RECORDS FOR THIS TASK below:

template <int NB, bool PROF, class F, bool HEAD = false, uint32_t SPARSE = 0>
__device__ __forceinline__ void persistent_loop(const uint8_t* __restrict__ bytes, const uint64_t* __restrict__ offsets,
                                                uint64_t n, const DevTables& t, uint32_t tile_cap, uint32_t L, uint64_t chunk_lines,
                                                unsigned long long* prof, uint64_t* stash_base, F& fmt, FrameArgs fr) {
    static_assert(!HEAD || F::kClasses <= 1, "HEAD staging classifies one stage-A byte class at most");
    static_assert(SPARSE == 0 || (!HEAD && F::kClasses == 0), "the sparse window builds its need bitmap where a stage-A class bitmap would lie");
    static_assert(SPARSE % 16u == 0 && SPARSE <= 112u, "a line's run of chunks (at most (H + 4 + 14) / 16 + 1) must fit two bitmap words at any shift");
    const uint64_t kChunkLines = chunk_lines;
    extern __shared__ __attribute__((aligned(16))) uint8_t smem[];
    uint16_t* bm16 = reinterpret_cast<uint16_t*>(smem + tile_cap + 64u);
    const uint32_t bm_stride = tile_cap / 16u + 16u;
    uint4* dst = reinterpret_cast<uint4*>(smem);
    const uint32_t lane = threadIdx.x;
    const uint64_t G = gridDim.x;
    uint64_t* stash = stash_base ? stash_base + (uint64_t)blockIdx.x * (kStashEntries * kStashWords * kWave) : nullptr;

    const bool dyn = fr.ticket != nullptr;
    uint32_t tk_raw = 0;
    bool tk_pending = false;
    auto draw_ticket = [&]() {
        if (lane == 0u) tk_raw = __hip_atomic_fetch_add(fr.ticket, 1u, __ATOMIC_RELAXED, __HIP_MEMORY_SCOPE_AGENT);
        tk_pending = true;
    };
    uint64_t chunk = blockIdx.x;
    uint64_t p, hi_line;
    chunk_range(chunk, kChunkLines, fr.taper0, fr.taper1, fr.taper2, n, &p, &hi_line);
    if (dyn && p < n) draw_ticket();

    auto load_offsets = [&](uint64_t q, uint64_t* o0, uint64_t* o1) {
        const uint64_t li = q + lane;
        const bool in = lane < L && li < hi_line;
        *o0 = offsets[in ? li : hi_line];
        *o1 = offsets[in ? li + 1 : hi_line];
    };
    auto geometry = [&](uint64_t q, uint64_t o0, uint64_t o1, uint32_t* nl, uint64_t* a0, uint32_t* span) {
        const uint64_t left = hi_line - q;
        const uint32_t avail = left < (uint64_t)L ? (uint32_t)left : L;
        const uint32_t lo_l = (uint32_t)__builtin_amdgcn_readfirstlane((int)(uint32_t)o0);
        const uint32_t lo_h = (uint32_t)__builtin_amdgcn_readfirstlane((int)(uint32_t)(o0 >> 32));
        const uint64_t lo = (uint64_t)lo_l | ((uint64_t)lo_h << 32);
        *a0 = lo & ~15ull;
        const unsigned long long fit = __ballot(lane < avail && (o1 - *a0) <= (uint64_t)tile_cap);
        uint32_t cnt = fit == ~0ull ? 64u : (uint32_t)__builtin_ctzll(~fit);
        if (cnt == 0u) cnt = 1u;
        *nl = cnt;
        const uint32_t last = cnt - 1u;
        const uint32_t hi_l = (uint32_t)__builtin_amdgcn_readlane((int)(uint32_t)o1, (int)last);
        const uint32_t hi_h = (uint32_t)__builtin_amdgcn_readlane((int)(uint32_t)(o1 >> 32), (int)last);
        const uint64_t hi = (uint64_t)hi_l | ((uint64_t)hi_h << 32);
        const uint64_t want = hi - *a0;
        *span = want > tile_cap ? tile_cap : (uint32_t)((want + 15ull) & ~15ull);
    };
    auto load_window = [&](uint64_t a0, uint32_t span, u32x4* v) {
        __amdgpu_buffer_rsrc_t rsrc =
            __builtin_amdgcn_make_buffer_rsrc(const_cast<uint8_t*>(bytes + a0), (short)0, (int)span, 0x00020000);
#pragma unroll
        for (int k = 0; k < NB; ++k) v[k] = __builtin_amdgcn_raw_buffer_load_b128(rsrc, (int)(lane * 16u + k * 1024u), 0, FG_STREAM_AUX);
    };
    const uint32_t sparse_tail = fr.strip != FG_FRAME_NONE ? kSparseTailFramed : kSparseTailPlain;
    auto sparse_offsets = [&](uint64_t a0_, uint32_t span_, uint32_t nl_, uint64_t lo0, uint64_t lo1, bool dense, uint32_t* vo) {
        uint32_t* skip = reinterpret_cast<uint32_t*>(bm16);
        const uint32_t nchunk_ = span_ >> 4;
        const uint32_t nwin = nchunk_ < (uint32_t)NB * kWave ? nchunk_ : (uint32_t)NB * kWave;
        const uint32_t nword = 2u * NB + 2u < tile_cap / 32u + 8u ? 2u * NB + 2u : tile_cap / 32u + 8u;
        if (lane < nword) {
            const uint32_t c = lane * 32u;
            skip[lane] = !dense || c >= nchunk_ ? ~0u : nchunk_ - c >= 32u ? 0u : ~0u << (nchunk_ - c);
        }
        __syncthreads();
        if (!dense) {
            auto mark = [&](const NeedRange& r, bool on) {
                const bool go = on && r.n != 0u && r.c0 < nwin;
                const uint64_t m = go ? ((1ull << r.n) - 1ull) << (r.c0 & 31u) : 0ull;
                const uint32_t w = go ? r.c0 >> 5 : 0u;
                __hip_atomic_fetch_and(skip + w, ~(uint32_t)m, __ATOMIC_RELAXED, __HIP_MEMORY_SCOPE_WORKGROUP);
                __hip_atomic_fetch_and(skip + w + 1u, ~(uint32_t)(m >> 32), __ATOMIC_RELAXED, __HIP_MEMORY_SCOPE_WORKGROUP);
            };
            const uint32_t t0 = (uint32_t)lo0 - (uint32_t)a0_, t1 = (uint32_t)lo1 - (uint32_t)a0_;
            mark(need_head(t0, t1 - t0, SPARSE, sparse_tail, lane == 0u), lane < nl_);
            if (lane + 1u == nl_) mark(need_tail(t1, sparse_tail), true);
            __syncthreads();
        }
        const uint32_t half = lane >> 5, bit = lane & 31u, off = lane * 16u;
#pragma unroll
        for (int k = 0; k < NB; ++k) vo[k] = ((skip[2 * k + (int)half] >> bit) << 31) | off;
    };
    auto load_window_sparse = [&](uint64_t a0_, uint32_t span_, const uint32_t* vo, u32x4* v) {
        __amdgpu_buffer_rsrc_t rsrc =
            __builtin_amdgcn_make_buffer_rsrc(const_cast<uint8_t*>(bytes + a0_), (short)0, (int)span_, 0x00020000);
#pragma unroll
        for (int k = 0; k < NB; ++k) v[k] = __builtin_amdgcn_raw_buffer_load_b128(rsrc, (int)vo[k], k * 1024, FG_STREAM_AUX);
    };
    auto geometry_head = [&](uint64_t q, uint64_t o0, uint64_t o1, uint32_t* nl, uint32_t* span, uint32_t* st_out, uint32_t* tb_out) {
        const uint64_t left = hi_line - q;
        const uint32_t avail = left < (uint64_t)L ? (uint32_t)left : L;
        const uint64_t want = (o1 - o0) + (o0 & 15ull);
        uint32_t st = want >= head_cap<F>::value ? head_cap<F>::value : (uint32_t)((want + 15ull) & ~15ull);
        if (lane >= avail) st = 0u;
        uint32_t total;
        const uint32_t tb = wv::excl_sum(st, &total);
        const unsigned long long fit = __ballot(lane < avail && tb + st <= tile_cap);
        uint32_t cnt = fit == ~0ull ? 64u : (uint32_t)__builtin_ctzll(~fit);
        if (cnt == 0u) cnt = 1u;
        *nl = cnt;
        const uint32_t last = cnt - 1u;
        *span = (uint32_t)__builtin_amdgcn_readlane((int)tb, (int)last) + (uint32_t)__builtin_amdgcn_readlane((int)st, (int)last);
        *st_out = lane < cnt ? st : 0u;
        *tb_out = tb;
    };
    auto load_window_head = [&](uint64_t o0, uint32_t st, u32x4* v) {
#pragma unroll
        for (int k = 0; k < NB; ++k) {
            const uint32_t lo = (uint32_t)__builtin_amdgcn_readlane((int)(uint32_t)o0, k);
            const uint32_t hi = (uint32_t)__builtin_amdgcn_readlane((int)(uint32_t)(o0 >> 32), k);
            const uint32_t sk = (uint32_t)__builtin_amdgcn_readlane((int)st, k);
            const uint64_t b = ((uint64_t)lo | ((uint64_t)hi << 32)) & ~15ull;
            __amdgpu_buffer_rsrc_t rsrc = __builtin_amdgcn_make_buffer_rsrc(const_cast<uint8_t*>(bytes + b), (short)0, (int)sk, 0x00020000);
            v[k] = __builtin_amdgcn_raw_buffer_load_b128(rsrc, (int)(lane * 16u), 0, FG_STREAM_AUX);
        }
    };
    auto load_last2 = [&](uint64_t o0, uint64_t o1) -> uint32_t {
        const uint64_t len = o1 - o0;
        uint32_t r = 0;
        if (len >= 1u) r = bytes[o1 - 1u];
        if (len >= 2u) r |= (uint32_t)bytes[o1 - 2u] << 8;
        return r;
    };

    uint32_t* ent_state = reinterpret_cast<uint32_t*>(smem + tile_cap + 56u);
    if (lane < 2u) ent_state[lane] = 0u;
    if (p >= hi_line) return;
    uint64_t o0, o1, a0 = 0;
    uint32_t span, nl, st = 0, tb = 0, last2 = 0;
    load_offsets(p, &o0, &o1);
    u32x4 v[NB];
    if constexpr (HEAD) {
        geometry_head(p, o0, o1, &nl, &span, &st, &tb);
        load_window_head(o0, st, v);
        last2 = load_last2(o0, o1);
    } else if constexpr (SPARSE != 0) {
        geometry(p, o0, o1, &nl, &a0, &span);
        uint32_t vo[NB];
        sparse_offsets(a0, span, nl, o0, o1, false, vo);
        load_window_sparse(a0, span, vo, v);
    } else {
        geometry(p, o0, o1, &nl, &a0, &span);
        load_window(a0, span, v);
    }
    bool dense = false, dense_next = false, dense_then = false;
    RowOut pend{};
    uint64_t pend_li = 0;
    bool pend_valid = false;
    uint64_t acc0 = 0, acc1 = 0, acc2 = 0, acc3 = 0, iters = 0, tm0 = 0, tm1 = 0, tm2 = 0, tm3 = 0;
    const uint32_t ablate = PROF ? (uint32_t)prof[5] : 0u;
    const uint32_t term4 = fr.strip == FG_FRAME_LINE ? 0x0A0A0A0Au : fr.strip == FG_FRAME_NUL ? 0u : wv::kNoTerm;

    for (;;) {
        uint64_t pn = p + nl;
        if (pn >= hi_line) {
            if (dyn) {
                if (!tk_pending) draw_ticket();
                const uint32_t tk = (uint32_t)__builtin_amdgcn_readfirstlane((int)tk_raw);
                chunk = (uint64_t)(uint32_t)(tk - fr.ticket_base) + G;
                tk_pending = false;
                chunk_range(chunk, kChunkLines, fr.taper0, fr.taper1, fr.taper2, n, &pn, &hi_line);
                if (pn < n) draw_ticket();
            } else {
                chunk += G;
                chunk_range(chunk, kChunkLines, kNoTaper, kNoTaper, kNoTaper, n, &pn, &hi_line);
            }
        }
        const bool more = pn < n;
        uint64_t no0 = 0, no1 = 0;
        if (more) load_offsets(pn, &no0, &no1);
        if (PROF) {
            tm0 = __builtin_amdgcn_s_memtime();
            __builtin_amdgcn_s_waitcnt(0x0F70);
            tm1 = __builtin_amdgcn_s_memtime();
        }
        FG_MARK(A);
        const uint32_t nchunk = span >> 4;
        const uint32_t nrow = HEAD ? nl : (nchunk + kWave - 1u) / kWave;
        if constexpr (HEAD) {
#pragma unroll
            for (int k = 0; k < NB; ++k) {
                if ((uint32_t)k < nl) {
                    const uint32_t tk = (uint32_t)__builtin_amdgcn_readlane((int)tb, k), sk = (uint32_t)__builtin_amdgcn_readlane((int)st, k);
                    if (lane * 16u < sk) {
                        const uint4 q = make_uint4(v[k][0], v[k][1], v[k][2], v[k][3]);
                        dst[(tk >> 4) + lane] = q;
                        if constexpr (F::kClasses != 0) F::classify_store(q, bm16, (tk >> 4) + lane, bm_stride, term4);
                    }
                }
            }
            constexpr uint32_t HB = tail_batch<F>::value >= 8 ? 8u : 4u;
            for (uint32_t r0 = NB; r0 < nl; r0 += HB) {
                uint4 w[HB];
                uint32_t tk[HB], sk[HB];
#pragma unroll
                for (uint32_t j = 0; j < HB; ++j) {
                    const uint32_t r = r0 + j < nl ? r0 + j : nl - 1u;
                    const uint32_t lo = (uint32_t)__builtin_amdgcn_readlane((int)(uint32_t)o0, (int)r);
                    const uint32_t hi = (uint32_t)__builtin_amdgcn_readlane((int)(uint32_t)(o0 >> 32), (int)r);
                    tk[j] = (uint32_t)__builtin_amdgcn_readlane((int)tb, (int)r);
                    sk[j] = (uint32_t)__builtin_amdgcn_readlane((int)st, (int)r);
                    const uint64_t b = ((uint64_t)lo | ((uint64_t)hi << 32)) & ~15ull;
                    __amdgpu_buffer_rsrc_t rsrc = __builtin_amdgcn_make_buffer_rsrc(const_cast<uint8_t*>(bytes + b), (short)0, (int)sk[j], 0x00020000);
                    const u32x4 x = __builtin_amdgcn_raw_buffer_load_b128(rsrc, (int)(lane * 16u), 0, FG_STREAM_AUX);
                    w[j] = make_uint4(x[0], x[1], x[2], x[3]);
                }
#pragma unroll
                for (uint32_t j = 0; j < HB; ++j)
                    if (lane * 16u < sk[j]) {
                        dst[(tk[j] >> 4) + lane] = w[j];
                        if constexpr (F::kClasses != 0) F::classify_store(w[j], bm16, (tk[j] >> 4) + lane, bm_stride, term4);
                    }
            }
        } else {
#pragma unroll
        for (int k = 0; k < NB; ++k) {
            if ((uint32_t)k < nrow) {
                uint32_t idx = k * kWave + lane;
                uint4 q = make_uint4(v[k][0], v[k][1], v[k][2], v[k][3]);
                dst[idx] = q;
                F::classify_store(q, bm16, idx, bm_stride, idx < nchunk ? term4 : wv::kPastSpan);
            }
        }
        }
        if (!HEAD && nrow > (uint32_t)NB) {
            const uint4* __restrict__ src = reinterpret_cast<const uint4*>(bytes + a0);
            const uint32_t last = nchunk - 1u;
            constexpr int TB = tail_batch<F>::value;
            for (uint32_t c0 = NB * kWave; c0 < nchunk; c0 += kWave * TB) {
                uint4 w[TB];
#pragma unroll
                for (int k = 0; k < TB; ++k) {
                    const uint32_t idx = c0 + k * kWave + lane;
                    w[k] = stream_load(src + (idx < last ? idx : last));
                }
#pragma unroll
                for (int k = 0; k < TB; ++k) {
                    if (k == 0 || c0 + k * kWave < nchunk) {
                        const uint32_t idx = c0 + k * kWave + lane, ci = idx < last ? idx : last;
                        dst[ci] = w[k];
                        F::classify_store(w[k], bm16, ci, bm_stride, term4);
                    }
                }
            }
            if constexpr (SPARSE != 0) __builtin_amdgcn_s_waitcnt(0x0F70);
        }
        __builtin_amdgcn_sched_barrier(0);
        FG_MARK(S);
        if (PROF) {
            __builtin_amdgcn_s_waitcnt(0xC07F);
            tm2 = __builtin_amdgcn_s_memtime();
        }
        uint64_t pa0 = 0;
        uint32_t pspan = 0, pnl = 0, pst = 0, ptb = 0, plast2 = 0;
        if (more) {
            if constexpr (HEAD) geometry_head(pn, no0, no1, &pnl, &pspan, &pst, &ptb);
            else geometry(pn, no0, no1, &pnl, &pa0, &pspan);
        }
        uint32_t pvo[SPARSE != 0 ? NB : 1];
        if constexpr (SPARSE != 0) {
            dense_next = dense_then;
            if (more) sparse_offsets(pa0, pspan, pnl, no0, no1, dense_next, pvo);
        }
        FG_MARK(ST);
        if (pend_valid && !(ablate & 1u)) store_row(t, pend_li, pend);
        FG_MARK(W0);
        if (more) {
            if constexpr (HEAD) {
                load_window_head(no0, pst, v);
                plast2 = load_last2(no0, no1);
            } else if constexpr (SPARSE != 0) {
                load_window_sparse(pa0, pspan, pvo, v);
            } else {
                load_window(pa0, pspan, v);
            }
        }
        __builtin_amdgcn_sched_barrier(0);
        FG_MARK(W1);
        FG_MARK(B);
        if (PROF) tm3 = __builtin_amdgcn_s_memtime();
        __syncthreads();
        if (!(ablate & 2u)) {
            const uint64_t li = p + lane;
            const bool valid = lane < nl;
            uint64_t e1 = o1;
            uint32_t l2 = last2;
            if (fr.strip != FG_FRAME_NONE) {
                uint32_t b1 = last2 & 0xFFu, b2 = (last2 >> 8) & 0xFFu;
                if constexpr (!HEAD) {
                    const uint64_t len = o1 - o0;
                    const bool over = nl == 1u && __builtin_amdgcn_readfirstlane((int)((o1 - a0) > (uint64_t)span)) != 0;
                    if (over) {
                        FG_RARE_BEGIN();
                        if (valid && len >= 1u) b1 = bytes[o1 - 1u];
                        if (valid && len >= 2u) b2 = bytes[o1 - 2u];
                        FG_RARE_END();
                    } else if (valid) {
                        const uint32_t q = (uint32_t)(o1 - a0);
                        if (len >= 1u) b1 = smem[q - 1u];
                        if (len >= 2u) b2 = smem[q - 2u];
                    }
                }
                if (valid && e1 > o0) {
                    if (fr.strip == FG_FRAME_LINE) {
                        if (b1 == '\n') {
                            --e1;
                            if (e1 > o0 && b2 == '\r') --e1;
                        }
                    } else if (b1 == 0u) {
                        --e1;
                    }
                    if (HEAD && e1 != o1) {
                        l2 = 0u;
                        if (e1 - o0 >= 1u) l2 = bytes[e1 - 1];
                        if (e1 - o0 >= 2u) l2 |= (uint32_t)bytes[e1 - 2] << 8;
                    }
                }
            }
            GroupCtx c{bytes, smem, bm16, o0, e1, a0, span, valid, li, (ablate & 8u) ? nullptr : stash, ablate, ent_state, PROF ? prof + 6 : nullptr};
            c.tile_cap = tile_cap;
            if constexpr (HEAD) {
                const uint32_t al = (uint32_t)(o0 & 15ull), len = (uint32_t)(e1 - o0);
                c.tbase = tb + al;
                c.tlen = st == 0u ? 0u : (st - al < len ? st - al : len);
                c.last2 = l2;
            }
            if constexpr (SPARSE != 0) {
                const uint32_t len = (uint32_t)(e1 - o0);
                c.tbase = (uint32_t)(o0 - a0);
                c.tlen = dense || len < SPARSE ? len : SPARSE;
                c.last2 = 0u;
                if (valid && e1 > o0 && (o1 - a0) <= (uint64_t)span) {
                    const uint32_t q = (uint32_t)(e1 - a0);
                    c.last2 = smem[q - 1u];
                    if (len >= 2u) c.last2 |= (uint32_t)smem[q - 2u] << 8;
                }
            }
            pend = fmt.decode(c, t);
            if constexpr (SPARSE != 0) {
                const uint32_t nh = (uint32_t)__popcll(__ballot(valid && pend.handed));
                dense_then = dense ? nh != 0u : nh > kSparseHandful;
            }
            if (fr.line_bad && valid && fr.line_bad[li]) {
                pend.meta = FG_ST_BAD_UTF8 | (0xFFu << 8) | (0xFFu << 16);
                pend.ts = 0.0;
#pragma unroll
                for (int k = 0; k < 6; ++k) pend.span[k] = fg_span{0, FG_NONE};
                pend.count = 0;
            }
            pend_li = li;
            pend_valid = valid;
            if (!defer_row_store<F>::value) {
                if (pend_valid && !(ablate & 1u)) store_row(t, pend_li, pend);
                pend_valid = false;
            }
        }
        if (PROF) {
            __builtin_amdgcn_sched_barrier(0);
            __builtin_amdgcn_s_waitcnt(0xC07F);
            uint64_t tm4 = __builtin_amdgcn_s_memtime();
            acc0 += tm1 - tm0;
            acc1 += tm2 - tm1;
            acc2 += tm3 - tm2;
            acc3 += tm4 - tm3;
            iters += 1;
        }
        FG_MARK(Z);
        if (!more) break;
        __syncthreads();
        p = pn;
        nl = pnl;
        o0 = no0;
        o1 = no1;
        a0 = pa0;
        span = pspan;
        if constexpr (SPARSE != 0) dense = dense_next;
        if constexpr (HEAD) {
            st = pst;
            tb = ptb;
            last2 = plast2;
        }
    }
    if (pend_valid && !(ablate & 1u)) store_row(t, pend_li, pend);
    if (PROF && lane == 0) {
        atomicAdd(&prof[0], (unsigned long long)acc0);
        atomicAdd(&prof[1], (unsigned long long)acc1);
        atomicAdd(&prof[2], (unsigned long long)acc2);
        atomicAdd(&prof[3], (unsigned long long)acc3);
        atomicAdd(&prof[4], (unsigned long long)iters);
    }
}

}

End of RECORDS FOR THIS TASK.

■ PROBLEM DETAILS
Where the word "stage" is present in a line of the listing, copy that line.

■ OUTPUT BELOW
    static_assert(!HEAD || F::kClasses <= 1, "HEAD staging classifies one stage-A byte class at most");
    static_assert(SPARSE == 0 || (!HEAD && F::kClasses == 0), "the sparse window builds its need bitmap where a stage-A class bitmap would lie");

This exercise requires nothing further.